Triggiani et al. retrospectively report on patients at several centers in Italy (for some reason, most of these studies have been done in Italy) who had 3 or fewer detected metastases treated with SBRT.

  • About 100 patients with a recurrence after primary treatment with metastases detected by Choline PET scan (the oligo-recurrent group)
  • 41 castration-resistant patients with metastases detected by bone scan/CT (the oligo-CRPC group)

After a median of 20-23 months of follow-up, distant progression-free survival was:

  • 43% after 2 years for the oligo-recurrent group
  • 22% after 2 years for the oligo-CRPC group

The authors conclude:
"Stereotactic body radiotherapy seems to be a useful treatment both for oligo-recurrent and oligo-CRPC."

We are now ready to understand why this is an unwarranted conclusion. There is no way to know, based on the data they provided, whether the treatment was "useful" or not. We have no way of knowing what the distant progression-free survival would have been had they not received the SBRT treatment. Inexplicably, several groups from Italy also reached such unwarranted conclusions.

In fact, in a meta-analysis with longer-running follow-up data, Ost et al. (commented on here) found that for oligo-recurrent patients, distant progression-free survival was:

  • 31% after 3 years, and only
  • 15% after 5 years

In other words, the vast majority (85%) of men with SBRT-treated oligometastatic recurrence had detectably relapsed within 5 years. Given the lead-time bias and the slow rate of detectable early progression anyway, it is impossible to say that the radiation treatment accomplished anything. Until we have some proof, patients should approach metastatic treatment for anything but palliative purposes with caution. There is currently no evidence, none, that treatment of metastases has any effect on survival.

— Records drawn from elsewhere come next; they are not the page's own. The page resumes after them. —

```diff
@@ -183,6 +186,14 @@
     size_t maxk = 0;
     for (int l = 0; l < p.n; ++l) { p.coef[l] = o; o += al(sizeof(float) * 5 * p.Nw[l]); }
     for (int l = 0; l < p.n; ++l) { p.dwp[l] = o; o += al(sizeof(float) * (size_t)p.Nw[l] * p.K[l]); }
+    const bool rmode = p.virt && p.Nw[0] % 32 == 0;
+    const o3d_lift_t* lf = d->lift;
+    p.zrows = (rmode && lf->z) ? (p.P / lf->pos_per_cloud) * lf->rows_per_cloud : 0;
+    p.lrows_n = rmode ? (int)o3d_lift_rows_slots() : 0;
+    p.lr_g = o; o += al(sizeof(float) * (size_t)p.zrows * p.Nw[0]);
+    p.lr_n = o; o += al(sizeof(float) * (size_t)p.zrows);
+    p.lr_s = o; o += (rmode && lf->s) ? al(sizeof(float) * 4 * (size_t)p.zrows) : 0;
+    p.lr_part = o; o += (rmode && lf->s) ? al(sizeof(float) * (size_t)p.lrows_n * LIFT_PART_ROWS * p.Nw[0]) : 0;
     p.bstat_bytes = o;
     for (int l = 0; l < p.n; ++l) {
         if ((size_t)p.K[l] > maxk) maxk = p.K[l];
@@ -401,6 +412,13 @@
         }
     }
     int gsel = (g == at<float>(wb, p.gbuf[0])) ? 1 : 0;
+    LiftRows lrows{};
+    if (p.lrows_n > 0 && !d->lift->d_s) {
+        const o3d_lift_t* lf = d->lift;
+        lrows = LiftRows{lf->z ? at<float>(wb, p.lr_g) : nullptr, lf->z ? at<float>(wb, p.lr_n) : nullptr,
+                         (lf->z && lf->s) ? at<float4>(wb, p.lr_s) : nullptr, lf->s ? at<float>(wb, p.lr_part) : nullptr, p.lrows_n};
+    }
+    const LiftRows* rows = lrows.nslot > 0 ? &lrows : nullptr;
     for (int l = L; l >= 0; --l) {
         const int Nl = p.Nw[l], K = p.K[l], cout = d->cout[l];
         float* coef = at<float>(wb, p.coef[l]);
@@ -423,7 +441,11 @@
         }
         if (l == 0 && p.lift) {
             const o3d_lift_t* lf = d->lift;
-            if (lf->d_z || lf->d_s || lf->d_u) {
+            if (rows) {
+                rc = o3d_lift_finish(lf, p.P, Nl, at<int32_t>(wf, p.gidx), p.zrows, rows, a, d->training ? b : nullptr,
+                                     d->training ? cc : nullptr, stream);
+                if (rc) return rc;
+            } else if (lf->d_z || lf->d_s || lf->d_u) {
                 rc = o3d_lift_scatter(lf, p.P, Nl, at<int32_t>(wf, p.gidx), p.virt ? nullptr : at<float>(wf, p.y[0]), g, Nl, a, b,
                                       cc, stream);
                 if (rc) return rc;
@@ -443,20 +465,20 @@
         const float* psh = (l > 0 && d->has_bn[l - 1]) ? pvec + Kp : nullptr;
         const int prelu = l > 0 ? d->relu[l - 1] : 0;
         if (p.fused_bwd[l] && (l > 0 || dx) && d->d_weight[l]) {
-            float* gout = l > 0 ? at<float>(wb, p.gbuf[gsel]) : dx;
+            const bool lifted = l == 1 && p.virt;
+            float* gout = (lifted && rows) ? nullptr : l > 0 ? at<float>(wb, p.gbuf[gsel]) : dx;
             const bool want = l > 0 && (d->has_bn[l - 1] || d->bias[l - 1] != nullptr);
-            const bool lifted = l == 1 && p.virt;
             rc = o3d_pw_bwd_tc_prec(gl, Nl, yl, Nl, a, b, cc, dpl, sel, Sg, Nl, wf + p.btiles[l], lifted ? nullptr : xin,
                                     lifted ? d->lift : nullptr, lifted ? at<int32_t>(wf, p.gidx) : nullptr, psc, psh, prelu, p.P, Nl,
                                     K, gout, want ? s1(l - 1) : nullptr, want ? s1(l - 1) + K : nullptr, at<float>(wb, p.dwp[l]), K,
-                                    at<float>(wb, p.wpart), p.wpart_floats, stream, p.bf16);
+                                    at<float>(wb, p.wpart), p.wpart_floats, stream, p.bf16, lifted ? rows : nullptr);
             if (rc) return rc;
             g = gout;
             gsel ^= 1;
             continue;
         }
         if (l > 0 || dx) {
-            float* gout = l > 0 ? at<float>(wb, p.gbuf[gsel]) : dx;
+            float* gout = (l == 1 && p.virt && rows) ? nullptr : l > 0 ? at<float>(wb, p.gbuf[gsel]) : dx;
             const bool mask = l > 0 && (d->has_bn[l - 1] || d->relu[l - 1]);
             const bool want = l > 0 && (d->has_bn[l - 1] || d->bias[l - 1] != nullptr);
             const float* yprev = mask ? at<float>(wf, p.y[l - 1]) : nullptr;
@@ -464,7 +486,7 @@
             double* ps2 = want ? s1(l - 1) + K : nullptr;
             if (l == 1 && p.virt) {
                 rc = o3d_pw_dgrad_tc_lift_prec(gl, Nl, yl, Nl, a, b, cc, dpl, sel, Sg, Nl, wf + p.btiles[l], p.P, Nl, K, gout, K,
-                                               d->lift, at<int32_t>(wf, p.gidx), psc, psh, prelu, ps1, ps2, stream, p.bf16);
+                                               d->lift, at<int32_t>(wf, p.gidx), psc, psh, prelu, ps1, ps2, stream, p.bf16, rows);
             } else if (p.tc_b[l]) {
                 const int Km = tc_main(K);
                 const void* tiles = wf + p.btiles[l];
```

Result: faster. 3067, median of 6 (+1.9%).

In spite of the lack of evidence, if a radiation oncologist looking at the patient's anatomy finds metastatic radiation to be safe, then there is little reason other than cost to abstain from it. However, a patient is taking a survival risk if he puts off hormone therapy in order to find metastases, especially in light of early evidence from the TOAD study.

Treatment of pelvic lymph nodes is a special case. If a patient is able to detect any metastatic pelvic lymph nodes, and he is convinced that he should have treatment at all, he should consider treatment of the entire pelvic lymph node field rather than isolated pelvic lymph nodes. One has to treat what one can't see as well as what one can see; again, provided that it is safe to do so. Safety may be questionable because of anatomy, lack of visceral fat, history of bowel inflammation, and previous pelvic radiation. The evidence for efficacy is mixed. Some retrospective data analyses (Rusthoven, Abdollah, Jegadeesh) found a survival benefit, while some did not (Kaplan and Johnstone). These retrospective studies are notoriously confounded by selection bias (i.e., the patients who got the therapy were the most likely to improve anyway). We await the outcomes of the randomized clinical trials before we have a more definitive answer.

There are currently several randomized clinical trials that have begun. Few are large enough or scheduled to run long enough to detect a survival benefit for prostate cancer. So far, the trials are in London, Montreal, France, Ghent, Italy and at Johns Hopkins.